NWFP Governor Lt-Gen (retd) Ali Muhammad Jan Orakzai has said he had sent members of the peace committee to North Waziristan to contact the militants and save the peace accord. He said the peace deal was intact as far as the government was concerned.
Government functionaries in the past have accused the militants of not fulfilling their promise to expel foreign fighters from North Waziristan and put an end to cross-border infiltration to Afghanistan for launching attacks on US-led coalition forces. They were also upset over the killing of pro-government tribesmen in the area.
The US and its Western allies and the Afghan government were critical of the 10-month old peace deal and had complained that it enabled the foreign militants to find safe havens in North Waziristan.
Meanwhile, it was learnt that the governor has summoned 15 members of the North Waziristan peace committee to Peshawar on Thursday to discuss the issue and think of ways and means to revive the peace accord. The 45-member grand Jirga that was drawn from all seven tribal agencies and six Frontier Regions and had played a crucial role in brokering last September’s peace deal has also been summoned to Peshawar on July 19.
Meanwhile, according to our Bajaur correspondent a woman sustained severe injuries when an explosive device planted by unknown miscreant went off at Salarzai area. The injured was shifted to a hospital in Khar where doctors reported her in critical condition. And according to our Chakdarra correspondent, a bomb explosion targeted a police vehicle at Gulabad Bridge near Chakdarra in Lower Dir district Tuesday injuring two cops.
At the Agency Headquarters Hospital in nearby Batkhela town in Malakand Agency, doctors said the wounded policemen were in stable condition as their injuries were not very serious. Among them were Mohammad Naeem Khan, station house officer of the Ouch police station, and police constable Iqbal Hussain.
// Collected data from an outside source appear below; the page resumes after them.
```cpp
#include "../../include/pvw_hip.h"
#include "pvw_arith.h"
#include "pvw_bignum.h"
#include "pvw_chacha.h"
#include "pvw_decode.h"
#include "pvw_kernels.h"
#include "pvw_shamir_fields.h"
#if PVW_TUNING
#include "../../include/pvw_hip_tuning.h"
#endif
// ... 107 lines not shown
  u64* gtmpB = nullptr;
  u64* gtmpK = nullptr;
  u64* shares = nullptr;
  size_t shares_bytes = 0;
  u64* interp = nullptr;
  size_t interp_bytes = 0;
  u64* interp_wide = nullptr;
  size_t interp_wide_bytes = 0;
  u64* packw = nullptr;
  size_t packw_bytes = 0;
  u64* packw_wide = nullptr;
  size_t packw_wide_bytes = 0;
  u64* handover_wide = nullptr;
  size_t handover_wide_bytes = 0;
  u64* handover_io = nullptr;
  size_t handover_io_bytes = 0;
  u64* correct = nullptr;
  size_t correct_bytes = 0;
  u64* correct_wide = nullptr;
  size_t correct_wide_bytes = 0;
  hipStream_t aux = nullptr;
  bool aux_used = false;
  std::vector<hipEvent_t> events;
  AheadRing ahead;
  char* ahead_block = nullptr;
  size_t ahead_set_bytes = 0, ahead_rhat_bytes = 0;
  std::vector<hipEvent_t> ahead_done;
  hipEvent_t ahead_guard[2] = {nullptr, nullptr};
  hipEvent_t ahead_mark = nullptr;
  hipEvent_t ahead_last = nullptr;
  bool ahead_off = false;
  struct Span { void* p; size_t bytes; bool cleared; };
  std::vector<Span> secrets, wiped;
  size_t rhat_public_from = SIZE_MAX;
};
static void ws_mark_secret(Workspace* w, void* p, size_t bytes, bool cleared = false) {
  if (!p || !bytes) return;
  if (p == (void*)w->rhat && w->rhat_public_from < bytes) w->rhat_public_from = bytes;
  for (Workspace::Span& sp : w->secrets)
    if (sp.p == p) { sp.bytes = bytes > sp.bytes ? bytes : sp.bytes; sp.cleared = cleared; return; }
  w->secrets.push_back(Workspace::Span{p, bytes, cleared});
}
static void ws_public(Workspace* w, void* p, size_t bytes) {
  if (!p || !bytes) return;
  const char *lo = (const char*)p, *hi = lo + bytes;
  for (const Workspace::Span& sp : w->secrets)
// ... 403 lines not shown
  hipFree(w->gtmpA);
  hipFree(w->gtmpB);
  hipFree(w->gtmpK);
  if (w->shares) hipMemset(w->shares, 0, w->shares_bytes);
  hipFree(w->shares);
  hipFree(w->interp);
  hipFree(w->interp_wide);
  hipFree(w->packw);
  hipFree(w->packw_wide);
  hipFree(w->handover_wide);
  if (w->handover_io) hipMemset(w->handover_io, 0, w->handover_io_bytes);
  hipFree(w->handover_io);
  if (w->correct) hipMemset(w->correct, 0, w->correct_bytes);
  hipFree(w->correct);
  if (w->correct_wide) hipMemset(w->correct_wide, 0, w->correct_wide_bytes);
  hipFree(w->correct_wide);
  for (hipEvent_t e : w->events) hipEventDestroy(e);
  if (w->ahead_block) hipMemset(w->ahead_block, 0, w->ahead_set_bytes * w->ahead.slots());
  hipFree(w->ahead_block);
  for (hipEvent_t e : w->ahead_done) hipEventDestroy(e);
  for (hipEvent_t e : w->ahead_guard) if (e) hipEventDestroy(e);
  if (w->ahead_mark) hipEventDestroy(w->ahead_mark);
  if (w->aux) hipStreamDestroy(w->aux);
  if (w->own_stream && w->stream) hipStreamDestroy(w->stream);
  delete w;
}
static int32_t ws_acquire(pvw_ctx* c, Workspace** out) {
  {
    std::lock_guard<std::mutex> g(c->mu);
    if (!c->pool.empty()) {
      *out = c->pool.back();
      c->pool.pop_back();
      return PVW_OK;
    }
  }
  Workspace* w = new Workspace();
  if (hipStreamCreateWithFlags(&w->stream, hipStreamNonBlocking) != hipSuccess) {
    delete w;
    return fail(PVW_ERR_INTERNAL, "hipStreamCreate failed");
  }
  w->own_stream = true;
  int32_t rc = ws_alloc(c, w);
  if (rc != PVW_OK) { ws_free(w); return rc; }
  *out = w;
  return PVW_OK;
}
// ... 115 lines not shown
  DealerKeys piece(size_t i) const { return by_state ? *this : from(i); }
  template <class Batch>
  void fill(Batch& b, u32 count) const {
    if (by_state) {
      b.rnd = st->dev;
      b.rnd_off = first;
    } else {
      for (u32 x = 0; x < count; ++x) b.key[x] = make_key(seeds + (first + x) * 32);
    }
  }
};

static int32_t ws_aux(Workspace* w, size_t events) {
  if (!w->aux) PVW_HIP(hipStreamCreateWithFlags(&w->aux, hipStreamNonBlocking));
  while (w->events.size() < events) {
    hipEvent_t e;
    PVW_HIP(hipEventCreateWithFlags(&e, hipEventDisableTiming));
    w->events.push_back(e);
  }
  w->aux_used = true;
  return PVW_OK;
}

template <class Body>
static int32_t host_call(pvw_ctx* c, Body&& body) {
  Workspace* w;
  PVW_TRY(ws_acquire(c, &w));
  int32_t rc = body(w);
  auto keep = [&](hipError_t e, const char* what) {
    if (e != hipSuccess && rc == PVW_OK) rc = fail(PVW_ERR_INTERNAL, std::string(what) + " failed: " + hipGetErrorString(e));
  };
  if (w->aux_used) keep(hipStreamSynchronize(w->aux), "helper stream sync");
  w->aux_used = false;
  keep(ws_wipe_secrets(w, w->stream), "wipe");
  keep(hipStreamSynchronize(w->stream), "stream sync");
  ws_release(c, w);
  return rc;
}

static bool multi_uses_gemm(size_t D) {
  const int gemm_min = (int)PVW_ENV_INT("PVW_GEMM_MIN_DEALERS", 3);
  return gemm_min > 0 && D >= (size_t)gemm_min;
}
static int32_t multi_capture_check(pvw_ctx* c, hipStream_t s, size_t D) {
  if (!multi_uses_gemm(D) || !stream_capturing(s)) return PVW_OK;
  bool ready;
  {
    std::lock_guard<std::mutex> g(c->init_mu);
    ready = c->xm_valid;
  }
  {
    std::lock_guard<std::mutex> g(c->mu);
    auto it = c->async_ws.find((void*)s);
    const Workspace* w = it == c->async_ws.end() ? nullptr : it->second;
    ready = ready && w && w->vhat16 && w->yd && w->sy && (w->gtmpA || !c->rowsA()) && (w->gtmpB || !c->rowsB());
  }
// ... 6 lines not shown
static int32_t deal_capture_check(pvw_ctx* c, hipStream_t s, size_t D) {
  if (!stream_capturing(s)) return PVW_OK;
  bool ready;
  {
    std::lock_guard<std::mutex> g(c->mu);
    auto it = c->async_ws.find((void*)s);
    ready = it != c->async_ws.end() && it->second->shares;
  }
  if (!ready)
    return fail(PVW_ERR_INVALID_PARAMETERS, "multi-dealer encrypt under stream capture: call pvw_prepare(PVW_PREPARE_MFMA) on "
                                            "this stream first (and again after the matrices change)");
  return multi_capture_check(c, s, D);
}

static hipStream_t call_stream(const pvw_ctx* c, void* stream) { return stream ? (hipStream_t)stream : c->stream; }
static int32_t sum_prepare(pvw_ctx* c, Workspace* w, hipStream_t s);
static int32_t device_ws(pvw_ctx* c, void* stream, hipStream_t* s, Workspace** w) {
  *s = call_stream(c, stream);
  return ws_for_stream(c, *s, w);
}
static int32_t device_end(Workspace* w, hipStream_t s, int32_t rc) {
  if (rc != PVW_OK) {
    if (w->aux) (void)hipStreamSynchronize(w->aux);
    (void)hipStreamSynchronize(s);
  }
  if (ws_wipe_secrets(w, s) != hipSuccess && rc == PVW_OK) rc = fail(PVW_ERR_INTERNAL, "wipe failed");
  return rc;
}

template <class Pre, class Body>
static int32_t device_call(pvw_ctx* c, void* stream, Pre&& pre, Body&& body) {
  PVW_TRY(ensure_device(c));
  const hipStream_t s = call_stream(c, stream);
  PVW_TRY(pre(s));
  Workspace* w;
  PVW_TRY(ws_for_stream(c, s, &w));
  return device_end(w, s, body(w, s));
}
template <class Body>
static int32_t device_call(pvw_ctx* c, void* stream, Body&& body) {
  return device_call(c, stream, [](hipStream_t) { return (int32_t)PVW_OK; }, body);
}

static int32_t validate_params(const pvw_params_t* p) {
  if (!p) return fail(PVW_ERR_INVALID_PARAMETERS, "params is NULL");
  if (p->n == 0) return fail(PVW_ERR_INVALID_PARAMETERS, "n must be > 0");
// ... 2457 lines not shown
        ProfScope ps(c, "vec_digits", s);
        PVW_HIP(launch_vec_digits(vh, (size_t)k * P, w->yd, w->sy, nv, k, L, l, c->dt, s, 0, 0, c->xm_bytes));
      }
      ProfScope ps(c, "gemm_digits", s);
      GemmSection a{c->xmA, c1g, c1g, w->gtmpA, rA, 0, 0}, b{c->xmB, c2g, c2g, w->gtmpB, rB, 0, 0};
      std::vector<GemmErrSource> es;
      if (fused_e2) {
        for (u32 v0 = 0; v0 < nv; v0 += PVW_MAX_PROLOGUE_KEYS) {
          GemmErrSource e{};
          e.span = (nv - v0) < PVW_MAX_PROLOGUE_KEYS ? (nv - v0) : PVW_MAX_PROLOGUE_KEYS;
          keys.from(d0 + v0).fill(e, e.span);
          e.key_v = 1;
          e.domain = DOM_E2; e.index0 = c->party_lo; e.index_row = 1; e.index_v = 0; e.bound = c->b2;
          e.scalars = gsc + c->party_lo; e.scalar_v = c->n;
          es.push_back(e);
        }
        b.addend = nullptr;
      }
      if (rs && last) {
        GemmSection& fin = rB ? b : a;
        fin.rnd_ctr = &rs->counter;
        fin.rnd_adv = D;
      }
      PVW_HIP(launch_gemm_digits(a, b, w->yd, w->sy, c->dt, k, L, l, nv, (size_t)rA * P, (size_t)rB * P, s, nullptr, fused_e2 ? es.data() : nullptr, c->xm_bytes));
    } else {
      ProfScope ps(c, "mac_rows_multi", s);
      MacSection a(c->dA, c1g, c1g, rA), b(c->dB, c2g, c2g, rB);
      MultiVec mv{vh, (size_t)k * P, (size_t)rA * P, (size_t)rB * P, nv};
      if (rs && last) {
        a.rnd_ctr = &rs->counter;
        a.rnd_adv = D;
      }
      PVW_HIP(launch_mac_rows_multi(a, b, mv, c->dt, k, L, l, s));
    }
  }
  if (out_repr == PVW_REPR_POWER) {
    ProfScope ps(c, "intt", s);
    PVW_HIP(launch_ntt(d_c1, D * rA, true, c->dt, L, l, s));
    PVW_HIP(launch_ntt(d_c2, D * rB, true, c->dt, L, l, s));
  }
  return PVW_OK;
}

static int32_t encrypt_multi_checks(pvw_ctx* c, size_t D, size_t per_dealer, uint32_t out_repr) {
  PVW_TRY(check_repr(out_repr));
  if (D == 0) return fail(PVW_ERR_INVALID_PARAMETERS, "no dealers");
  if (per_dealer != c->n) {
// ... 3572 lines not shown
    PVW_TRY(cbd_job(c->variance, sj));
    draw.key = make_key(ks.sk_seed); draw.cbd_half = sj.cbd_half; draw.cbd_v = sj.cbd_v;
  } else {
    PVW_TRY(ws_aux(w, 2 * (size_t)nchunks + 2));
  }
  auto upload = [&](u32 ci, hipStream_t st) -> int32_t {
    const u32 q0 = a + ci * chunk, cn = (b - q0) < chunk ? (b - q0) : chunk;
    const size_t wd = (size_t)cn * k * l;
    i64* dst = d_small2[ci & 1];
    PVW_HIP(hipMemcpyAsync(dst, sk + (size_t)(q0 - lo) * k * l, wd * 8, hipMemcpyHostToDevice, st));
    if (ek) PVW_HIP(hipMemcpyAsync(dst + (size_t)chunk * k * l, ek + (size_t)(q0 - lo) * k * l, wd * 8, hipMemcpyHostToDevice, st));
    return PVW_OK;
  };
  if (!ks.seeded()) PVW_TRY(upload(0, s));
  PVW_HIP(launch_untile(c->dA, d_api, k, 0, k, L, l, false, c->dt, s));
  PVW_HIP(launch_vec_digits(d_api, P, d_yd, d_sy, k, k, L, l, c->dt, s, l, (size_t)k * P));
  for (u32 ci = 0; ci < nchunks; ++ci) {
    const u32 p0 = a + ci * chunk;
    const u32 cnt = (b - p0) < chunk ? (b - p0) : chunk;
    i64* d_small = d_small2[ci & 1];
    if (ci > 0 && !ks.seeded()) PVW_HIP(hipStreamWaitEvent(s, w->events[2 * ci], 0));
    ProfScope ps(c, "keygen", s);
    GemmSection ga{d_xm, d_erow, d_erow, d_tmp, cnt, 0, 0}, gb{nullptr, nullptr, nullptr, nullptr, 0, 0, 0};
    ga.tiled_out = c->dB;
    ga.tiled_row0 = p0 - c->party_lo;
    ga.tiled_swap = 1;
    ga.row_stride = (size_t)k * P;
    if (direct) {
      draw.party0 = p0;
      PVW_HIP(launch_shat_mftile(ks.seeded() ? nullptr : d_small, ks.seeded() ? &draw : nullptr, d_xm, cnt, k, L, l, c->dt, s));
      GemmErrSource es{};
      if (ek) { es.explicit_coeffs = d_small + (size_t)chunk * k * l; es.coef_row = k; es.coef_v = 1; }
      else es.key[0] = make_key(seed);
      es.domain = DOM_EKEY; es.index0 = p0 * k; es.index_row = k; es.index_v = 1; es.bound = c->b1;
      ga.addend = nullptr;
      ga.out = nullptr;
      PVW_HIP(launch_gemm_digits(ga, gb, d_yd, d_sy, c->dt, k, L, l, k, P, 0, s, &es));
    } else {
      PrologueBatch pb{};
      if (seed) pb.key[0] = make_key(seed);
      PrologueJob& js = pb.job[0];
      PrologueJob& je = pb.job[1];
      PVW_TRY(ks.job(c, pb, js, d_small, p0));
      js.out = d_srow; js.stride_poly = P; js.stride_limb = l; js.rep_out = (size_t)k * P;
      je.sj.kind = SAMPLE_UNIFORM; je.sj.domain = DOM_EKEY; je.sj.index0 = p0 * k; je.sj.count = k; je.sj.bound = c->b1;
      je.rep_index0 = k;
      if (ek) { je.explicit_coeffs = d_small + (size_t)chunk * k * l; je.rep_coeffs = (size_t)k * l; }
      je.out = d_erow; je.stride_poly = P; je.stride_limb = l; je.rep_out = (size_t)k * P;
      pb.njobs = 2;
      pb.reps = cnt;
      PVW_HIP(launch_prologue(pb, c->dt, L, l, s));
      PVW_HIP(hipMemsetAsync(d_xm, 0, xm_words(cnt, k, L, l) * 8, s));
      PVW_HIP(launch_mftile(d_srow, false, d_xm, cnt, k, L, l, s));
      PVW_HIP(launch_gemm_digits(ga, gb, d_yd, d_sy, c->dt, k, L, l, k, P, 0, s));
    }
    if (ks.seeded()) continue;
    PVW_HIP(hipEventRecord(w->events[2 * ci + 1], s));
    if (ci + 1 < nchunks) {
      if (ci >= 1) PVW_HIP(hipStreamWaitEvent(w->aux, w->events[2 * (ci - 1) + 1], 0));
      PVW_TRY(upload(ci + 1, w->aux));
      PVW_HIP(hipEventRecord(w->events[2 * ci + 2], w->aux));
    }
  }
  return PVW_OK;
}

static int32_t keygen_transposed(pvw_ctx* c, Workspace* w, u32 a, u32 b, u32 lo, const KeySource& ks, const int64_t* ek,
                                 const uint8_t* seed, bool use_gemm) {
  const u32 k = c->k, l = c->l, L = c->L;
  const size_t P = c->poly();
  hipStream_t s = w->stream;
  const u32 group = use_gemm ? 16 : 4;
  u32 sg = group;
  if (use_gemm) {
    const size_t per16 = yd_bytes(16, k, L, l);
    size_t m = ((size_t)2 << 30) / (per16 ? per16 : 1);
    if (m < 1) m = 1;
// ... 527 lines not shown
```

Police sources said the police were patrolling the area when unknown attackers tried to blow it up with a bomb planted near the Gulabad Bridge. They said the blast was triggered by remote control device.
The blast was heard far and wide and it created a crater. But the police vehicle didn’t receive much damage and there were no casualties among the cops seated in it. The district police officer Lower Dir, Khurshid Khan, rushed to the site of the blast and started supervising investigations into the incident.
Nobody claimed responsibility for the explosion but people in the area felt it could be linked to the deployment of Pakistan Army troops in Chakdarra, Timergara and Samarbagh in Lower Dir district in the aftermath of the military operation against Lal Masjid and Jamia Hafsa in Islamabad. The population in Lower Dir and other adjoining districts in Malakand division had reacted angrily to the bloody military operation against the mosque and madrasa complex in which scores of male and female students mostly belonging to the NWFP were killed.
Agencies add: Meanwhile, a government-backed mediator who met with tribal elders said he was hopeful that the pact could still be salvaged by the government and a tribal Jirga. “We want the Jirga to mediate and it should see from which sides mistakes have been made,” Maulana Nek Zaman, a local lawmaker, told The Associated Press on Tuesday.